Senior Developer and Operations Engineer (AI Infrastructure)

NVIDIA - Santa Clara, CA (30+ days ago)4.2


We are now looking for a Developer and Operations Engineer (AI Infrastructure):

NVIDIA is hiring engineers to scale up its AI infrastructure. You will need to have strong scripting, systems, and development skills; a deep understanding of continuous integration & delivery (CI/CD) systems; extensive experience with orchestration & automation systems; hands-on skills of managing a data center environment, as well as excellent communication and planning skills.
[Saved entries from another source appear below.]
typedef float f32x4 __attribute__((ext_vector_type(4)));

#ifdef VS_RB_MFMA32
constexpr bool RB_MFMA16 = false;
#else
constexpr bool RB_MFMA16 = true;
#endif

constexpr int RB_MAXCONV = 6;
constexpr int RB_MAXPAD = 28;

struct ResblockParams {
    const float *x;
    long long x_bs;
    const void *ws[RB_MAXCONV];
    const float *bias[RB_MAXCONV];
    const float *wscale[RB_MAXCONV];
    int dil[RB_MAXCONV];
    float *y;
    const float *acc;
    long long y_bs, acc_bs;
    float scale;
    int B, C, T, K, nconv, nchunks;
    int H;
    int MP;
    int fast_epi;
    int bf16;
    unsigned long long *stamps;
};

__device__ __forceinline__ void rb_stamp(const ResblockParams &p, int slot) {
    if (p.stamps && threadIdx.x == 0) {
        const unsigned lin = blockIdx.x + gridDim.x * blockIdx.z;
        p.stamps[(size_t)lin * 64 + slot] = __builtin_amdgcn_s_memrealtime();
        p.stamps[(size_t)lin * 64 + 32 + slot] = __builtin_amdgcn_s_memtime();
    }
}

template <int NT_W, int WAVES_M, int WAVES_N, int MP, int PLANES, bool PB>
__device__ __forceinline__ void resblock_body(const ResblockParams &p) {
    constexpr int NW = WAVES_M * WAVES_N;
    static_assert(NW == 4 || NW == 8, "four or eight waves");
    static_assert(PLANES == 2 || (PLANES == 1), "two f16 planes or one bf16 plane");
    static_assert(!PB || PLANES == 1, "bf16-resident tensors go with the plain-bf16 arithmetic");
    constexpr int BN = 32 * NT_W * WAVES_N;
    constexpr int KG = 4 * WAVES_M;
    constexpr int WT = BN + 2 * MP;
    constexpr int TPL = KG * WT * 4;
    extern __shared__ __attribute__((aligned(16))) float smem[];
    unsigned *const Tb = reinterpret_cast<unsigned *>(smem);
    int *const smax = reinterpret_cast<int *>(Tb + PLANES * TPL);

    const int tid = threadIdx.x, lane = tid & 63;
    const int wave = __builtin_amdgcn_readfirstlane(tid >> 6);
    const int wm = wave % WAVES_M, wn = wave / WAVES_M;
    constexpr bool M16 = RB_MFMA16 && PLANES == 2;
    constexpr int NA = M16 ? 4 * NT_W : NT_W, AR = M16 ? 4 : 16;
    constexpr int NCT = M16 ? 2 * NT_W : NT_W, CTW = M16 ? 16 : 32;
    constexpr int RT = M16 ? 2 : 1;
    constexpr int KSTEP = M16 ? 32 : 16;
    using acc_t = std::conditional_t<M16, f32x4, f32x16>;
    auto ct_of = [](int a) { return M16 ? (a >> 1) : a; };
    const int lhalf = lane >> 5;
    const int lcol = lane & (CTW - 1);
    auto tile_col = [&](int a) { return ct_of(a) * CTW + lcol; };
    const int b = blockIdx.z;
    const int NOUT = BN - 2 * p.H;
    const int n0 = blockIdx.x * NOUT;
    const int t0 = n0 - p.H;
    const int KT = p.K;
    const int nch = p.nchunks / (KSTEP / 16);
    const int nsteps = nch * KT;
    auto tile_row = [&](int a, int r) { return M16 ? 16 * (a & 1) + 4 * (lane >> 4) + r : (r & 3) + 8 * (r >> 2) + 4 * lhalf; };

    rb_stamp(p, 0);
    for (int e = tid; e < PLANES * KG * 2 * MP; e += 64 * NW) {
        const int rowi = e / (2 * MP), c = e % (2 * MP);
        *reinterpret_cast<u32x4 *>(Tb + (rowi * WT + (c < MP ? c : BN + c)) * 4) = u32x4{0u, 0u, 0u, 0u};
    }

    bool inside[NCT];
    acc_t xr[NA], acc[NA];
    {
        const char *const xbase = reinterpret_cast<const char *>(p.x) + (long long)b * p.x_bs * (PB ? 2 : 4);
        const __amdgpu_buffer_rsrc_t xsrc =
            __builtin_amdgcn_make_buffer_rsrc((void *)xbase, 0, (int)((long long)p.C * p.T * (PB ? 2 : 4)), 0x00020000);
#pragma unroll
        for (int j = 0; j < NCT; ++j) {
            const int n = t0 + wn * (NT_W * 32) + j * CTW + lcol;
            inside[j] = (n >= 0) && (n < p.T);
        }
#pragma unroll
        for (int a = 0; a < NA; ++a) {
            const int nc = min(max(t0 + wn * (NT_W * 32) + tile_col(a), 0), p.T - 1);
#pragma unroll
            for (int r = 0; r < AR; ++r) {
                if constexpr (PB)
                    xr[a][r] = u2f((unsigned)(unsigned short)__builtin_amdgcn_raw_buffer_load_b16(xsrc, ((wm * 32 + tile_row(a, r)) * p.T + nc) * 2, 0, 0) << 16);
                else
                    xr[a][r] = __builtin_bit_cast(float, __builtin_amdgcn_raw_buffer_load_b32(xsrc, ((wm * 32 + tile_row(a, r)) * p.T + nc) * 4, 0, 0));
            }
        }
#pragma unroll
        for (int a = 0; a < NA; ++a)
#pragma unroll
            for (int r = 0; r < AR; ++r) xr[a][r] = inside[ct_of(a)] ? xr[a][r] : 0.f;
    }

    bool all_in = true;
#pragma unroll
    for (int j = 0; j < NCT; ++j) all_in = all_in && (__builtin_amdgcn_ballot_w64(inside[j]) == ~0ull);
    rb_stamp(p, 1);
    auto mma_step = [&](const u32x4 (&acur)[RT][PLANES], const unsigned *xs, auto zc_c) __attribute__((always_inline)) {
        constexpr bool ZC = decltype(zc_c)::value;
        const f32x16 zero16 = {0.f, 0.f, 0.f, 0.f, 0.f, 0.f, 0.f, 0.f, 0.f, 0.f, 0.f, 0.f, 0.f, 0.f, 0.f, 0.f};
        const f32x4 zero4 = {0.f, 0.f, 0.f, 0.f};
        u32x4 bf[PLANES], bn[PLANES];
#pragma unroll
        for (int pl = 0; pl < PLANES; ++pl) bf[pl] = *reinterpret_cast<const u32x4 *>(xs + pl * TPL);
#pragma unroll
        for (int j = 0; j < NCT; ++j) {
            if (j + 1 < NCT) {
#pragma unroll
                for (int pl = 0; pl < PLANES; ++pl) bn[pl] = *reinterpret_cast<const u32x4 *>(xs + pl * TPL + (j + 1) * (CTW * 4));
            }
            __builtin_amdgcn_sched_barrier(0);
            if constexpr (M16) {
                auto mm = [&](int ta, int tb) __attribute__((always_inline)) {
#pragma unroll
                    for (int rt = 0; rt < 2; ++rt)
                        acc[2 * j + rt] = __builtin_amdgcn_mfma_f32_16x16x32_f16(__builtin_bit_cast(f16x8, acur[rt][ta]), __builtin_bit_cast(f16x8, bf[tb]), acc[2 * j + rt], 0, 0, 0);
                };
                if constexpr (ZC) {
#pragma unroll
                    for (int rt = 0; rt < 2; ++rt)
                        acc[2 * j + rt] = __builtin_amdgcn_mfma_f32_16x16x32_f16(__builtin_bit_cast(f16x8, acur[rt][1]), __builtin_bit_cast(f16x8, bf[0]), zero4, 0, 0, 0);
                } else mm(1, 0);
                mm(0, 1); mm(0, 0);
            } else if constexpr (PLANES == 2) {
                auto mm = [&](int ta, int tb) __attribute__((always_inline)) {
                    acc[j] = __builtin_amdgcn_mfma_f32_32x32x16_f16(__builtin_bit_cast(f16x8, acur[0][ta]), __builtin_bit_cast(f16x8, bf[tb]), acc[j], 0, 0, 0);
                };
                if constexpr (ZC) acc[j] = __builtin_amdgcn_mfma_f32_32x32x16_f16(__builtin_bit_cast(f16x8, acur[0][1]), __builtin_bit_cast(f16x8, bf[0]), zero16, 0, 0, 0);
                else mm(1, 0);
                mm(0, 1); mm(0, 0);
            } else {
                acc[j] = __builtin_amdgcn_mfma_f32_32x32x16_bf16(__builtin_bit_cast(bf16x8, acur[0][0]), __builtin_bit_cast(bf16x8, bf[0]), ZC ? zero16 : acc[j], 0, 0, 0);
            }
            __builtin_amdgcn_sched_barrier(0);
#pragma unroll
            for (int pl = 0; pl < PLANES; ++pl) bf[pl] = bn[pl];
        }
    };

    for (int c = 0; c < p.nconv; ++c) {
        const bool second = (c & 1) != 0;
        int lane_c = lane;
        asm volatile("" : "+v"(lane_c));
        const int lh = lane_c >> 5, l5 = lane_c & (CTW - 1);
        unsigned mkey = 0u;
        typedef float f32x2 __attribute__((ext_vector_type(2)));
        const f32x2 slope2 = {0.1f, 0.1f};
        auto transform = [&](auto in_c) __attribute__((always_inline)) {
            constexpr bool ALL_IN = decltype(in_c)::value;
#pragma unroll
            for (int j = 0; j < NA; ++j)
#pragma unroll
                for (int r = 0; r < AR; r += 2) {
                    const f32x2 v2 = second ? f32x2{acc[j][r], acc[j][r + 1]} : f32x2{xr[j][r], xr[j][r + 1]};
                    const f32x2 t2 = v2 * slope2;
                    float v0 = fmaxf(v2.x, t2.x), v1 = fmaxf(v2.y, t2.y);
                    if constexpr (!ALL_IN) { v0 = inside[ct_of(j)] ? v0 : 0.f; v1 = inside[ct_of(j)] ? v1 : 0.f; }
                    acc[j][r] = v0;
                    acc[j][r + 1] = v1;
                    if constexpr (PLANES == 2) mkey = max3_u32(mkey, (f2u(v0) << 1) + 0x01000000u, (f2u(v1) << 1) + 0x01000000u);
                }
        };
        if (all_in) transform(std::true_type{});
        else transform(std::false_type{});
        int eb = 127;
        float sx = 1.f;
        if constexpr (PLANES == 2) {
            const int ebw = wave_max_u8(f16_key_exponent(mkey));
            int *const slot = smax + (c & 1) * NW;
            if (lane == 0) slot[wave] = ebw;
            __syncthreads();
            eb = max(max(max(slot[0], slot[1]), max(slot[2], slot[3])), F16_EB_MIN);
            if constexpr (NW == 8) eb = max(eb, max(max(slot[4], slot[5]), max(slot[6], slot[7])));
            sx = f16_scale(eb);
        } else {
            __syncthreads();
        }
        rb_stamp(p, 2 + 4 * c);
#pragma unroll
        for (int j = 0; j < NA; ++j) {
            const int col = MP + wn * (NT_W * 32) + ct_of(j) * CTW + l5;
#pragma unroll
            for (int g = 0; g < AR / 4; ++g) {
                unsigned d0[PLANES], d1[PLANES];
                if constexpr (PLANES == 2) {
                    const f32x2 sx2 = {sx, sx};
                    const f32x2 a0 = f32x2{acc[j][4 * g], acc[j][4 * g + 1]} * sx2, a1 = f32x2{acc[j][4 * g + 2], acc[j][4 * g + 3]} * sx2;
                    split_pair_h(a0.x, a0.y, d0);
                    split_pair_h(a1.x, a1.y, d1);
                } else {
                    split_pair<1>(acc[j][4 * g], acc[j][4 * g + 1], d0);
                    split_pair<1>(acc[j][4 * g + 2], acc[j][4 * g + 3], d1);
                }
                unsigned *dst = M16 ? Tb + ((wm * 4 + 2 * (j & 1) + lh) * WT + col) * 4 + ((lane_c >> 4) & 1) * 2 : Tb + ((wm * 4 + g) * WT + col) * 4 + lh * 2;
#pragma unroll
                for (int pl = 0; pl < PLANES; ++pl) *reinterpret_cast<uint2 *>(dst + pl * TPL) = make_uint2(d0[pl], d1[pl]);
            }
        }
        const int d = p.dil[c];
        const int pad = d * (KT - 1) / 2;
        const int lane_w = M16 ? (lane_c >> 5) * (PLANES * 64) + (lane_c & 15) + 32 * ((lane_c >> 4) & 1) : lane_c;
        const u32x4 *const wbase = reinterpret_cast<const u32x4 *>(p.ws[c]) + (long long)wm * KT * p.nchunks * (PLANES * 64) + lane_w;
        u32x4 a0[RT][PLANES], a1[RT][PLANES];
        const int a_dtap = p.nchunks * (PLANES * 64), a_dwrap = (KSTEP / 16) * (PLANES * 64) - (KT - 1) * a_dtap;
        const int a_last = ((KT - 1) * p.nchunks + (p.nchunks - KSTEP / 16)) * (PLANES * 64);
        int aoff = 0;
        auto load_a = [&](u32x4 (&dst)[RT][PLANES]) __attribute__((always_inline)) {
            const u32x4 *src = wbase + min(aoff, a_last);
#pragma unroll
            for (int rt = 0; rt < RT; ++rt)
#pragma unroll
                for (int pl = 0; pl < PLANES; ++pl) dst[rt][pl] = src[pl * 64 + rt * 16];
        };
        int pt = 0, tap = 0, s = 0;
        auto advance = [&]() __attribute__((always_inline)) { if (++pt == KT) { pt = 0; aoff += a_dwrap; } else aoff += a_dtap; };
        load_a(a0); advance();
        __syncthreads();
        rb_stamp(p, 3 + 4 * c);
        const unsigned *const xlane = Tb + ((M16 ? lane_c >> 4 : lh) * WT + MP + wn * (NT_W * 32) + l5 - pad) * 4;
        const int x_dtap = d * 4, x_dwrap = (KSTEP / 8) * WT * 4 - (KT - 1) * d * 4;
        int xoff = 0;
        auto step = [&](u32x4 (&acur)[RT][PLANES], u32x4 (&apre)[RT][PLANES], auto zc_c) __attribute__((always_inline)) {
            load_a(apre); advance();
            mma_step(acur, xlane + xoff, zc_c);
            if (++tap == KT) { tap = 0; xoff += x_dwrap; } else xoff += x_dtap;
            ++s;
        };
        step(a0, a1, std::true_type{});
        step(a1, a0, std::false_type{});
        while (s < nsteps) {
            step(a0, a1, std::false_type{});
            if (s < nsteps) step(a1, a0, std::false_type{});
        }
        rb_stamp(p, 4 + 4 * c);
        const float isx = (PLANES == 2) ? f16_inv_scale(eb) : 1.f, isw = (PLANES == 2) ? p.wscale[c][1] : 1.f;
        const float *const bias = p.bias[c] + wm * 32;
        const f32x2 isx2 = {isx, isx}, isw2 = {isw, isw};
        auto brow = [&](int rt, int r) { return M16 ? 16 * rt + 4 * (lane_c >> 4) + r : (r & 3) + 8 * (r >> 2) + 4 * lh; };
        if (second) {
#pragma unroll
            for (int rt = 0; rt < RT; ++rt)
#pragma unroll
                for (int r = 0; r < AR; r += 2) {
                    const f32x2 bv2 = {bias[brow(rt, r)], bias[brow(rt, r + 1)]};
#pragma unroll
                    for (int j = rt; j < NA; j += RT) {
                        const f32x2 a = {acc[j][r], acc[j][r + 1]};
                        const f32x2 v = __builtin_elementwise_fma(a * isx2, isw2, bv2);
                        f32x2 x2 = {xr[j][r], xr[j][r + 1]};
                        x2 += v;
                        xr[j][r] = x2.x; xr[j][r + 1] = x2.y;
                    }
                }
        } else {
#pragma unroll
            for (int rt = 0; rt < RT; ++rt)
#pragma unroll
                for (int r = 0; r < AR; r += 2) {
                    const f32x2 bv2 = {bias[brow(rt, r)], bias[brow(rt, r + 1)]};
#pragma unroll
                    for (int j = rt; j < NA; j += RT) {
                        const f32x2 a = {acc[j][r], acc[j][r + 1]};
                        const f32x2 v = __builtin_elementwise_fma(a * isx2, isw2, bv2);
                        acc[j][r] = v.x; acc[j][r + 1] = v.y;
                    }
                }
        }
        rb_stamp(p, 5 + 4 * c);
    }
    __syncthreads();

    int lane_e = lane;
    asm volatile("" : "+v"(lane_e));
    const int tile_row0 = wm * 32;
    const bool has_acc = p.acc != nullptr;
    float *const yb = p.y + (long long)b * p.y_bs;
    const float *const accp = has_acc ? p.acc + (long long)b * p.acc_bs : nullptr;
    unsigned short *const yh = reinterpret_cast<unsigned short *>(p.y) + (long long)b * p.y_bs;
    const unsigned short *const acch = reinterpret_cast<const unsigned short *>(p.acc) + (long long)b * p.acc_bs;
    if (p.fast_epi && (n0 + NOUT <= p.T)) {
        constexpr int CW = 32 * NT_W, LPR = CW / 4, RPI = 64 / LPR, RPP = M16 ? 16 : 8, NPS = 32 / RPP, NIT = RPP / RPI;
        float *const Lw = smem + wave * RPP * CW;
        const int lrow = lane_e / LPR, c4 = (lane_e % LPR) * 4;
        const int ctile = wn * CW + c4;
        const bool live = (ctile >= p.H) && (ctile < BN - p.H);
        const long long goff0 = (long long)(tile_row0 + lrow) * p.T + t0 + ctile;
        float4 a4[NPS][NIT];
        if (live && has_acc) {
#pragma unroll
            for (int ps = 0; ps < NPS; ++ps)
#pragma unroll
                for (int it = 0; it < NIT; ++it) {
                    if constexpr (PB) a4[ps][it] = bf4_to_f4(*reinterpret_cast<const uint2 *>(acch + goff0 + (long long)(RPP * ps + it * RPI) * p.T));
                    else a4[ps][it] = *reinterpret_cast<const float4 *>(accp + goff0 + (long long)(RPP * ps + it * RPI) * p.T);
                }
        }
#pragma unroll
        for (int ps = 0; ps < NPS; ++ps) {
#pragma unroll
            for (int q = 0; q < 4; ++q)
#pragma unroll
                for (int j = 0; j < NCT; ++j) {
                    if constexpr (M16) Lw[(q + 4 * (lane_e >> 4)) * CW + 16 * j + (lane_e & 15)] = xr[2 * j + ps][q];
                    else Lw[(q + 4 * (lane_e >> 5)) * CW + 32 * j + (lane_e & 31)] = xr[j][4 * ps + q];
                }
            if (live) {
#pragma unroll
                for (int it = 0; it < NIT; ++it) {
                    float4 v = *reinterpret_cast<const float4 *>(Lw + (it * RPI + lrow) * CW + c4);
                    if (has_acc) { v.x += a4[ps][it].x; v.y += a4[ps][it].y; v.z += a4[ps][it].z; v.w += a4[ps][it].w; }
                    if (p.scale != 1.f) { v.x *= p.scale; v.y *= p.scale; v.z *= p.scale; v.w *= p.scale; }
                    if constexpr (PB) *reinterpret_cast<uint2 *>(yh + goff0 + (long long)(RPP * ps + it * RPI) * p.T) = f4_to_bf4(v);
                    else *reinterpret_cast<float4 *>(yb + goff0 + (long long)(RPP * ps + it * RPI) * p.T) = v;
                }
            }
        }
    } else {
#pragma unroll
        for (int j = 0; j < NA; ++j) {
            const int ctile = wn * (NT_W * 32) + tile_col(j);
            const int n = t0 + ctile;
            const bool okc = (ctile >= p.H) && (ctile < BN - p.H) && (n < p.T);
            const int nc = min(max(n, 0), p.T - 1);
#pragma unroll
            for (int r = 0; r < AR; ++r) {
                const long long off = (long long)(tile_row0 + tile_row(j, r)) * p.T + nc;
                float v = xr[j][r];
                if constexpr (PB) {
                    if (has_acc) v += u2f((unsigned)acch[off] << 16);
                    v *= p.scale;
                    if (okc) yh[off] = (unsigned short)(rne_bf16(v) >> 16);
                } else {
                    if (has_acc) v += accp[off];
                    v *= p.scale;
                    if (okc) yb[off] = v;
                }
            }
        }
    }
    if (p.stamps) {
        __builtin_amdgcn_s_waitcnt(0);
        rb_stamp(p, 2 + 4 * p.nconv);
    }
}

template <int NT_W, int WAVES_M, int WAVES_N, int MP>
__global__ void __launch_bounds__(64 * WAVES_M * WAVES_N, NT_W == 2 ? 4 : 2) resblock_f16_kernel(const ResblockParams p) {
    resblock_body<NT_W, WAVES_M, WAVES_N, MP, 2, false>(p);
}

template <int NT_W, int WAVES_M, int WAVES_N, int MP>
__global__ void __launch_bounds__(64 * WAVES_M * WAVES_N, 2) resblock_bf16_kernel(const ResblockParams p) {
    resblock_body<NT_W, WAVES_M, WAVES_N, MP, 1, true>(p);
}

static int margin_of(int maxpad) { return maxpad <= 8 ? 8 : (maxpad <= 16 ? 16 : RB_MAXPAD); }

You and other specialists in this team will help advance NVIDIA's capacity to build and deploy leading solutions for a broad range of GPU-based applications, including directly supporting open-source initiatives.

What you'll be doing:
Collaborate with multiple internal and external teams to understand their orchestration, scaling and deployment requirements

Maintain and manage expansions of both cloud and local data-center based lab environments

Deploy and operate our orchestration layer over both bare metal and cloud service providers, including future expansions and upgrades

Collaborate with internal and external researchers and leaders to build scale-out CI/CD solutions for our internal teams and partners in the open-source community

Build automation and tools that will increase the productivity of internal teams and external developers who use CUDA & open-source software

What we need to see:
You have a BS or MS in Computer Engineering, Computer Science, Information Systems or related field with 4+ years of Work or Research Experience in the areas below

Proven scripting/development skills in Python and Bash (experience with Conda/virtualenv, pip/pypi necessary), as well as, custom plugin and app development (experience with Java preferred)

Solid technical foundation and experience with at least one container orchestration system (Kubernetes, Swarm, Mesos, Marathon, Aurora, etc)

Considerable experience with at least one automation tool (Ansible, Puppet, Terraform, etc) to manage a cluster/cloud environment ensuring uptime and ease of deployment/management

Strong skills for building, managing, and deploying Docker images at scale, including converting existing processes into a Docker container

Extensive CI/CD experience leveraging (Jenkins CI, GitLab CI, etc) and necessary plugins to build and maintain a fully automated: build, test, and deploy pipeline

First-hand experience of managing Git code repositories, including branching/merge strategies for teams of all sizes

Proven ability to effectively plan, manage, troubleshoot, and remediate issues for a Linux lab environment in areas including hardware, networking, and software

Self-starter that has an interest and desire to improve existing methods, and has a history of expanding your skills through continued learning

Highly motivated with strong communication skills, you have the ability to work successfully with multi-functional teams, principles and architects and coordinate effectively across organizational boundaries and geographies.

With highly competitive salaries and a comprehensive benefits package, Nvidia is widely considered to be one of the technology industry's most desirable employers. We have some of the most brilliant and talented people in the world working with us and our engineering teams are growing fast in some of the hottest state of the art fields: Deep Learning, Artificial Intelligence, and Autonomous Vehicles. If you're a creative and autonomous computer scientist with a real passion for distributed systems & parallel computing, we want to hear from you.

NVIDIA is committed to fostering a diverse work environment and proud to be an equal opportunity employer. As we highly value diversity in our current and future employees, we do not discriminate (including in our hiring and promotion practices) on the basis of race, religion, color, national origin, gender, gender expression , sexual orientation, age, marital status, veteran status, disability status or any other characteristic protected by law.